--- AVAILABLE RECORDS Enclosed Below ---

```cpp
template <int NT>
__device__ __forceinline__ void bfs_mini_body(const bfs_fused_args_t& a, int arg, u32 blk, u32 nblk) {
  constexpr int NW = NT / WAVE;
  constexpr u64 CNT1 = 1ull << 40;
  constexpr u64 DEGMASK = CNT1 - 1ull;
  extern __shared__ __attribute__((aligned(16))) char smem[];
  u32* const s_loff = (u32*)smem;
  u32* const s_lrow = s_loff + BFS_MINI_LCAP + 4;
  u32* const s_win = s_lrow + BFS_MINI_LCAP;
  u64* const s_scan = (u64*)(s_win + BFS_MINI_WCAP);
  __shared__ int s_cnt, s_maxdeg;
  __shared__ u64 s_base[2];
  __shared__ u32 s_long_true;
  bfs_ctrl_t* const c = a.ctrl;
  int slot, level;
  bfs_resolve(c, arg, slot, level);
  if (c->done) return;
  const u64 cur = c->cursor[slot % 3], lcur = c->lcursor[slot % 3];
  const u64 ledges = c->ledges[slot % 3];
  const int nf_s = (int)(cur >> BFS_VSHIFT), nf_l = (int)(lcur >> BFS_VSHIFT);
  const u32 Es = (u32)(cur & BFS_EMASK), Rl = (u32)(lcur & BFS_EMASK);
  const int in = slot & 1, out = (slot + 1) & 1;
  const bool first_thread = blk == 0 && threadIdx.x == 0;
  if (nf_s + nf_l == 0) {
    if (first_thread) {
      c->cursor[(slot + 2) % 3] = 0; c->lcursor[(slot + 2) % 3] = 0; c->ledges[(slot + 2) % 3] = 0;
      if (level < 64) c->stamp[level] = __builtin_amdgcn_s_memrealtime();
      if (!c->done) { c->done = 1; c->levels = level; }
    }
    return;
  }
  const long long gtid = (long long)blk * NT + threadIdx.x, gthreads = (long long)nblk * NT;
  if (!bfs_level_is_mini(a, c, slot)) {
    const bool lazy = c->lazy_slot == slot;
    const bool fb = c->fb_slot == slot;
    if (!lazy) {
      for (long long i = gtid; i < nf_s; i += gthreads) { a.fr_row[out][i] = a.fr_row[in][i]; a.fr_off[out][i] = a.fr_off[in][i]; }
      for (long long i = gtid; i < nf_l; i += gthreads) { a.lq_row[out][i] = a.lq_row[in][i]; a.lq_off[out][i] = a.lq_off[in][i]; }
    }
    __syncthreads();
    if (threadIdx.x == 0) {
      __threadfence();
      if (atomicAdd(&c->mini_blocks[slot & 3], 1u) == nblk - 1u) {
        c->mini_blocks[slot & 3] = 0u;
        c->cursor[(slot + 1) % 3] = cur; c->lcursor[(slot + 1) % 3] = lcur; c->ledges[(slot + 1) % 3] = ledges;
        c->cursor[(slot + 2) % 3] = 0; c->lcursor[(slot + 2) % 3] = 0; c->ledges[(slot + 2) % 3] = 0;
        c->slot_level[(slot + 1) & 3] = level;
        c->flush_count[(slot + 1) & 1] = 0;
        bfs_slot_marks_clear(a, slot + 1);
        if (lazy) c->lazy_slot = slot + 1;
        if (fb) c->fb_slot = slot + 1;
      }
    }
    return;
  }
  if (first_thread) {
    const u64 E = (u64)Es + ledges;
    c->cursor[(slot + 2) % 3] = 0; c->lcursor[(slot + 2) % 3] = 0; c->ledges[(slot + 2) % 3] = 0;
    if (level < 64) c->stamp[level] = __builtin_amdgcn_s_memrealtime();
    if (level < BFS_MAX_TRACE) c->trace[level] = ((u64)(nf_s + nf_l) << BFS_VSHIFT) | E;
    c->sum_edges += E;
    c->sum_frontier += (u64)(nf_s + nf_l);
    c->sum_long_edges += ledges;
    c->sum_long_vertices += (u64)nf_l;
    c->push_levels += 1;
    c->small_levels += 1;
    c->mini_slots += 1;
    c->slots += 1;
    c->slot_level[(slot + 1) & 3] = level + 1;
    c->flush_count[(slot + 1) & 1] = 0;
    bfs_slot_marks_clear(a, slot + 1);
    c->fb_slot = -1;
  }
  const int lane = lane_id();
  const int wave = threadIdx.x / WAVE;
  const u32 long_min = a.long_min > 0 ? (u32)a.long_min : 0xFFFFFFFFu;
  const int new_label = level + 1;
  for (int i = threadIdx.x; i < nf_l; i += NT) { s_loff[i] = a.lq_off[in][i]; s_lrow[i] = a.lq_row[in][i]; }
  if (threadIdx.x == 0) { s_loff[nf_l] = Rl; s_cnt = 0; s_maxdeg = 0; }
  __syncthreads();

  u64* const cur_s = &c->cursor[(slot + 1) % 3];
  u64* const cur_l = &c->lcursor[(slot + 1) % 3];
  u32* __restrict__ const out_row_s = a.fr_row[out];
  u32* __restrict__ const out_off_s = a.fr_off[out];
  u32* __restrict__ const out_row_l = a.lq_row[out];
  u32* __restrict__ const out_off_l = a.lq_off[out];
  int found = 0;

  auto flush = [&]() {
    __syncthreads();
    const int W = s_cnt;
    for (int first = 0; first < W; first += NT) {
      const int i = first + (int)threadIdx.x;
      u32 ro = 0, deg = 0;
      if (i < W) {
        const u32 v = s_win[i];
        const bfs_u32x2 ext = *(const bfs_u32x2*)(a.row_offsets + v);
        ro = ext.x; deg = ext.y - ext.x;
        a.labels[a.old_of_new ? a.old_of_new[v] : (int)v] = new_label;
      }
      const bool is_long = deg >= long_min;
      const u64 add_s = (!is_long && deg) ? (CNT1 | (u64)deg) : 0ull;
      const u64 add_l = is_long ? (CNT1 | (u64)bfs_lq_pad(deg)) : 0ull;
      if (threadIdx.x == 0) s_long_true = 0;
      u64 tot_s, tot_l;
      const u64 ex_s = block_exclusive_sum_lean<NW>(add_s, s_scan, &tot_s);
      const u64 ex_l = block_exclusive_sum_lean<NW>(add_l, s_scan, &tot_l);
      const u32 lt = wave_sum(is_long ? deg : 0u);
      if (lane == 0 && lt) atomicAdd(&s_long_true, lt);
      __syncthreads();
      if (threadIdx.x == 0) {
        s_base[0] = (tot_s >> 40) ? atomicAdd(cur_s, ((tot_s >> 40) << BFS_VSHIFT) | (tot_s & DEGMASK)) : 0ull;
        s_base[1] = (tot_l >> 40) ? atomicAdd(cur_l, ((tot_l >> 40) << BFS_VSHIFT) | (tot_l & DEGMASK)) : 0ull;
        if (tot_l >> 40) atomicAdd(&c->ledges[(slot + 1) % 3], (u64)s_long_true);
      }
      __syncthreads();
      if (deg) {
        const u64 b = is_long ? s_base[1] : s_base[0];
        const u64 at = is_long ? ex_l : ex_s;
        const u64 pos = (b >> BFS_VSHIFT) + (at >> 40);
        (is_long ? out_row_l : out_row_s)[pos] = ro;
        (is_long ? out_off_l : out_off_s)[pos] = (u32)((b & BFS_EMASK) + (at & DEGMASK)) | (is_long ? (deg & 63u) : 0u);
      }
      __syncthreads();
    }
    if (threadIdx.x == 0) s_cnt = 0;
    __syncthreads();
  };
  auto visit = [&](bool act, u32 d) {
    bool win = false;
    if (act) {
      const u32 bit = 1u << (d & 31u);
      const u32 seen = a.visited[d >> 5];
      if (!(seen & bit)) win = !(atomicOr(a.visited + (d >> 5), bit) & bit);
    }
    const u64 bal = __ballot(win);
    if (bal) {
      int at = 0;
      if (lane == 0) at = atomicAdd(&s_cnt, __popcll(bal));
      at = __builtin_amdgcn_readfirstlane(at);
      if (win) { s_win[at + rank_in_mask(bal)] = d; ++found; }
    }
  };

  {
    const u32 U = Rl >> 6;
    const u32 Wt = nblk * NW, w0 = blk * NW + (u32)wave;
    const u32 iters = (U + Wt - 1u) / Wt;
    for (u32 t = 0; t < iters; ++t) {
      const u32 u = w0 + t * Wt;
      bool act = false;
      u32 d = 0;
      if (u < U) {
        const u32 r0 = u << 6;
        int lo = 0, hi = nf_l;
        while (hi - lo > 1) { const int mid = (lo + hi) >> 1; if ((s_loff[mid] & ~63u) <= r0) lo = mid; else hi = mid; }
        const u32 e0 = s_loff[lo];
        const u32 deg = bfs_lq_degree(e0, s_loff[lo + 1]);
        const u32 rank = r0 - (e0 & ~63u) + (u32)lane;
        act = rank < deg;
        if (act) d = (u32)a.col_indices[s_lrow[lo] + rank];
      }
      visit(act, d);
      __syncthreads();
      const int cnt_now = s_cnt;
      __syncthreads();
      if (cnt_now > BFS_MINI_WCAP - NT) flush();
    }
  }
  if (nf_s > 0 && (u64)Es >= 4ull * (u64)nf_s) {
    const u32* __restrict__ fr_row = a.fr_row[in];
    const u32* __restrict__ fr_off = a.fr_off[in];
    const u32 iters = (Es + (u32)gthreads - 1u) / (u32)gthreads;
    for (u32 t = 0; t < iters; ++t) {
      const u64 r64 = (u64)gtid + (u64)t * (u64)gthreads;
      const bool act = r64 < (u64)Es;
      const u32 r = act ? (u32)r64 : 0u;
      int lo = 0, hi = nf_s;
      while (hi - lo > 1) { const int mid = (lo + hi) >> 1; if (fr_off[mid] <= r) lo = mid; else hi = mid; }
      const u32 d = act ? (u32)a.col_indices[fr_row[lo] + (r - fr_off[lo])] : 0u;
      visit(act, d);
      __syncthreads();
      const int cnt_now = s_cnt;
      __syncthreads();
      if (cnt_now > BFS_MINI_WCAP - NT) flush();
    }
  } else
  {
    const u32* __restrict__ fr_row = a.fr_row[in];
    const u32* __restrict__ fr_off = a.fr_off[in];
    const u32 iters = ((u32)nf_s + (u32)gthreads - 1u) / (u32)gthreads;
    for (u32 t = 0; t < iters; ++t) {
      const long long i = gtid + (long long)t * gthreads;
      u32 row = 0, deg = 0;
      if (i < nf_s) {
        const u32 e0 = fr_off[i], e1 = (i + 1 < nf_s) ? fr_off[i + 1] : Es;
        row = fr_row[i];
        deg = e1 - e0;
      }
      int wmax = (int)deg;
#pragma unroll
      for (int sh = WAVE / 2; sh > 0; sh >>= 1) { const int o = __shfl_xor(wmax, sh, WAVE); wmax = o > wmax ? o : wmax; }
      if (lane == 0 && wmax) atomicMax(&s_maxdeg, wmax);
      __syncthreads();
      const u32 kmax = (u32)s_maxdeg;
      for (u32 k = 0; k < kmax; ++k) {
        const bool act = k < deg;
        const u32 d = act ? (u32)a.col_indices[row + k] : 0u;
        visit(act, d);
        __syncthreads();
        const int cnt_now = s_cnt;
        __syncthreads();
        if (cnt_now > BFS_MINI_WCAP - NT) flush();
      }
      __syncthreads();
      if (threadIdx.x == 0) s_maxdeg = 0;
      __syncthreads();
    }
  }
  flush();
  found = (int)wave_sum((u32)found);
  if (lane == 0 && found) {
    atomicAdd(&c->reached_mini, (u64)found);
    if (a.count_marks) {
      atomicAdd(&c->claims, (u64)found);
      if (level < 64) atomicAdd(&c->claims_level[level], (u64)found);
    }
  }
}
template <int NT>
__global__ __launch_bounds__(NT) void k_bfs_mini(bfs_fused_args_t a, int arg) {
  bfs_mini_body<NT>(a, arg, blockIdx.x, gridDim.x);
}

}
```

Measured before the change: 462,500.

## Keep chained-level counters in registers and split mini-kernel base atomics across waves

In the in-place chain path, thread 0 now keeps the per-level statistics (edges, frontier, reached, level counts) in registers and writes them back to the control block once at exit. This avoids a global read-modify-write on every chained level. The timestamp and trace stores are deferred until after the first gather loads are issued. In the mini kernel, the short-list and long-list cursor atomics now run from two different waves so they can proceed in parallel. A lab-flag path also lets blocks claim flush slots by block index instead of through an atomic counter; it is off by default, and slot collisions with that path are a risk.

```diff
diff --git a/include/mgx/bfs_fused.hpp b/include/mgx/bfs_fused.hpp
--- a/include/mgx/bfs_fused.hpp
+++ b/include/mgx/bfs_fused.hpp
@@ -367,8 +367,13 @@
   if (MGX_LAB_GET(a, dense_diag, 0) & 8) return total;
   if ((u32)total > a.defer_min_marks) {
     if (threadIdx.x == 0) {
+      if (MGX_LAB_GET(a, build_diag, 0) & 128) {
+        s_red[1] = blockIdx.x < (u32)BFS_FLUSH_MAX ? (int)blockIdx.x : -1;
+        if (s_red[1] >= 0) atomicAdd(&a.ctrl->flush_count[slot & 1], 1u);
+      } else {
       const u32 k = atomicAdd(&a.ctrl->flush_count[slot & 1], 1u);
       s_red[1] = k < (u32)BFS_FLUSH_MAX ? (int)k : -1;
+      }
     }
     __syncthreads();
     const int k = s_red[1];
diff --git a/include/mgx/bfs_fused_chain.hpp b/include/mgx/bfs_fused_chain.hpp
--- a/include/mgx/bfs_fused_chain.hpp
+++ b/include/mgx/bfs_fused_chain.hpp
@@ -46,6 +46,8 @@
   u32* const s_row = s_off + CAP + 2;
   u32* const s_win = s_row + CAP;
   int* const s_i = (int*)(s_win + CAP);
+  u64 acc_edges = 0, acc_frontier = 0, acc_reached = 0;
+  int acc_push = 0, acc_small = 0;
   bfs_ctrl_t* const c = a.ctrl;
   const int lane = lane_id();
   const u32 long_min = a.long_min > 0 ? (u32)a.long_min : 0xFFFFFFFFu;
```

--- End of Enclosed AVAILABLE RECORDS ---
--- AVAILABLE RECORDS Enclosed Below ---

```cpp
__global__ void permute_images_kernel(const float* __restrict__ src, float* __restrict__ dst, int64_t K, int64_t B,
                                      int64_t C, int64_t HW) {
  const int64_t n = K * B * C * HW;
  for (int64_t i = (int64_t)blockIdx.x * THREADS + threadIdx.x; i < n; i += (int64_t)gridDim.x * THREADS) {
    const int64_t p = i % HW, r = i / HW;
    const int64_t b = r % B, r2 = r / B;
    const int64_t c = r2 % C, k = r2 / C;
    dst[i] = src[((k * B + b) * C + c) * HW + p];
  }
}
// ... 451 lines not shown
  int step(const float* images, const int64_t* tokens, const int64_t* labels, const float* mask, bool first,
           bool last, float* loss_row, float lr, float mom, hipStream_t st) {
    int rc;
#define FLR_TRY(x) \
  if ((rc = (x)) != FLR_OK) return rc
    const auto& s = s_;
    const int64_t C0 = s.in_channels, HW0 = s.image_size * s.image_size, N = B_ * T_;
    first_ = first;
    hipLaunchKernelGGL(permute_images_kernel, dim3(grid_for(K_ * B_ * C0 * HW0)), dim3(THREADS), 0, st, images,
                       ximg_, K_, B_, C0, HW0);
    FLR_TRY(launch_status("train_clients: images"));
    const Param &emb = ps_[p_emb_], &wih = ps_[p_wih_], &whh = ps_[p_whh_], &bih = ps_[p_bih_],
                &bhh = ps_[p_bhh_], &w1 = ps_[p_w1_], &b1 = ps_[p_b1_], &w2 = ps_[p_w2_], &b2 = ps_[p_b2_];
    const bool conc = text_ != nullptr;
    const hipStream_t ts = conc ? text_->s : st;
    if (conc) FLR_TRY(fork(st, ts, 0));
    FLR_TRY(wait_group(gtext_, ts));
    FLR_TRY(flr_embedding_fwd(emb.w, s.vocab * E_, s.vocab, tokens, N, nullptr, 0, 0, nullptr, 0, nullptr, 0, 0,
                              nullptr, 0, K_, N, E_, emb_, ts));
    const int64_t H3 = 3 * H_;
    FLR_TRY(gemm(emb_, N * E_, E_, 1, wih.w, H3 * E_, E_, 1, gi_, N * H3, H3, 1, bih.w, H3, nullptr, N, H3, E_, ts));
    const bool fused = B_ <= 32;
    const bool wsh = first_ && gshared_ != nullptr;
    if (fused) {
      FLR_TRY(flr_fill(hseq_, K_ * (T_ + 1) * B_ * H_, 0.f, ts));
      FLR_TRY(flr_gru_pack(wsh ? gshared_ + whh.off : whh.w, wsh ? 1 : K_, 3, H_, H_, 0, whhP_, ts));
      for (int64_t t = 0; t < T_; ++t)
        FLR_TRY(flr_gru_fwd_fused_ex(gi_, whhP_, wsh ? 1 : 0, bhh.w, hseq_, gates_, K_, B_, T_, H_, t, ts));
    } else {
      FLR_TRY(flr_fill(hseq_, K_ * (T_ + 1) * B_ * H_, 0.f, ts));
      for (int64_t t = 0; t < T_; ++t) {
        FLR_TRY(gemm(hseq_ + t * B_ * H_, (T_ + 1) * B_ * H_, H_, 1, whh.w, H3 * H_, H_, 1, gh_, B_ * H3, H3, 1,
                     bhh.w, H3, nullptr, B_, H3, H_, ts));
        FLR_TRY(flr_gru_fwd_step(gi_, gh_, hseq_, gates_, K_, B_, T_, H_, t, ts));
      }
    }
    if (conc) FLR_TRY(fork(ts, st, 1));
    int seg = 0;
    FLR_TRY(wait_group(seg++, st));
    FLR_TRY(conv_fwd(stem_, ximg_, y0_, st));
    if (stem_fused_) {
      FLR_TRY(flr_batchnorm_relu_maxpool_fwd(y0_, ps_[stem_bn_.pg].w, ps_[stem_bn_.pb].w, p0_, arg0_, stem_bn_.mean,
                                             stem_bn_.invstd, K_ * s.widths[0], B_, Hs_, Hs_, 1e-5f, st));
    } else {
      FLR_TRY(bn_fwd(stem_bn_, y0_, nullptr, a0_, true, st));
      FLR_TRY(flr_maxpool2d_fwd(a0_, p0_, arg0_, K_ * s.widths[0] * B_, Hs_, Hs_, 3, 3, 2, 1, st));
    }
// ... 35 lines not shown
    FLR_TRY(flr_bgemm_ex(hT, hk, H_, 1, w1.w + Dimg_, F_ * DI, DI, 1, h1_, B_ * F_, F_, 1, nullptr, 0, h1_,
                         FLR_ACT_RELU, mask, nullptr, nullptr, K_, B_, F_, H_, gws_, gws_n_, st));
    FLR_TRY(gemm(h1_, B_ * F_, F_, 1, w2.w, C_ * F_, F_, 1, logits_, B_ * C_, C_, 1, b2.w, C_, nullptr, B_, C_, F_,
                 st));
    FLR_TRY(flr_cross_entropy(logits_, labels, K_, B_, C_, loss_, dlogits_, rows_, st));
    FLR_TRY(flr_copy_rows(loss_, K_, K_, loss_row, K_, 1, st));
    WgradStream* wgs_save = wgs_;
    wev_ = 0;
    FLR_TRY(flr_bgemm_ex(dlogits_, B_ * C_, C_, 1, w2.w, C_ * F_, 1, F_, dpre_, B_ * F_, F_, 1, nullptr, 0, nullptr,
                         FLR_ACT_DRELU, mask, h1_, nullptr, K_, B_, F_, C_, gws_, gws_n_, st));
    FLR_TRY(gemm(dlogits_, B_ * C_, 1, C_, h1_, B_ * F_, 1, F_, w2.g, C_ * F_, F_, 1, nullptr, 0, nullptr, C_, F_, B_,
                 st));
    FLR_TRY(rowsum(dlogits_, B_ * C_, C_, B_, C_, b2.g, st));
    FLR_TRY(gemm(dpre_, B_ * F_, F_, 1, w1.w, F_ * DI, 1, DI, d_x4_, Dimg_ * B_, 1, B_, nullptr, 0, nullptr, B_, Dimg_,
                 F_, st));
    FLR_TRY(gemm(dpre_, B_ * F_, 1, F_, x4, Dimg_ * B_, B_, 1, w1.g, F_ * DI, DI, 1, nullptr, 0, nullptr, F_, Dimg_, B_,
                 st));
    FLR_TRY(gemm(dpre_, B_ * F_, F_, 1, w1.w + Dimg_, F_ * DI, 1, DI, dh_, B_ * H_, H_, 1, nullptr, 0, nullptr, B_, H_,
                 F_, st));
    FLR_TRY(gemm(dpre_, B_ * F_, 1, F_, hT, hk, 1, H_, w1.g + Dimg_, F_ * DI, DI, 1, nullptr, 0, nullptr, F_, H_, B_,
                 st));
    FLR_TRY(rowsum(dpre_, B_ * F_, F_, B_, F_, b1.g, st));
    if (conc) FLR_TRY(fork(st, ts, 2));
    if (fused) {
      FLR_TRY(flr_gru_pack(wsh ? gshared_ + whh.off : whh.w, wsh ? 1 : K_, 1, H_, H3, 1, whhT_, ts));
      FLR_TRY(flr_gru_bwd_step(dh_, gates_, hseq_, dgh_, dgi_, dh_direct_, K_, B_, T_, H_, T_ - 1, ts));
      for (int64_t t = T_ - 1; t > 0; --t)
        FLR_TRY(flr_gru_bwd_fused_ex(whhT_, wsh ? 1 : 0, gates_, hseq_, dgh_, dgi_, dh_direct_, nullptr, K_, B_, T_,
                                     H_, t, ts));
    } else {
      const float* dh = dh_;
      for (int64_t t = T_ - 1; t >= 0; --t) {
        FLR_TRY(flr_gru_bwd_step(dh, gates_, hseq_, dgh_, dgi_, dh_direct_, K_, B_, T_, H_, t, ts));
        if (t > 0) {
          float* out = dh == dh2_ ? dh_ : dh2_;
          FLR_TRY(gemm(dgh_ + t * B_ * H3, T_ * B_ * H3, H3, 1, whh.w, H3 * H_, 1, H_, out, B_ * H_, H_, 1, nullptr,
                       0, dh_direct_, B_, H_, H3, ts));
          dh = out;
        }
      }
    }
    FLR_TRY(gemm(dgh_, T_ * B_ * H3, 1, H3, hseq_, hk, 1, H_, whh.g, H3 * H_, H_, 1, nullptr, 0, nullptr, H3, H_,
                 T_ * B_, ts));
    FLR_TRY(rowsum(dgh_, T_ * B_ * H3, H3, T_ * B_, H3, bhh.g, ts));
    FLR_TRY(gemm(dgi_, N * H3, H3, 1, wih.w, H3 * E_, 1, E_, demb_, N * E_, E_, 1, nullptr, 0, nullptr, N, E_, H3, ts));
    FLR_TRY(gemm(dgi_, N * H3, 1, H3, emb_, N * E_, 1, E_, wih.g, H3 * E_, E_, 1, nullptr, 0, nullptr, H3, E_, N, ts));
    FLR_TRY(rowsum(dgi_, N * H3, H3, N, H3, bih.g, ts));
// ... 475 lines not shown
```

--- End of Enclosed AVAILABLE RECORDS ---

#### TASK TO CARRY OUT:
For every line in the listing above that contains "while", copy that line.

#### FINISHED TASK:
        while (hi - lo > 1) { const int mid = (lo + hi) >> 1; if ((s_loff[mid] & ~63u) <= r0) lo = mid; else hi = mid; }
      while (hi - lo > 1) { const int mid = (lo + hi) >> 1; if (fr_off[mid] <= r) lo = mid; else hi = mid; }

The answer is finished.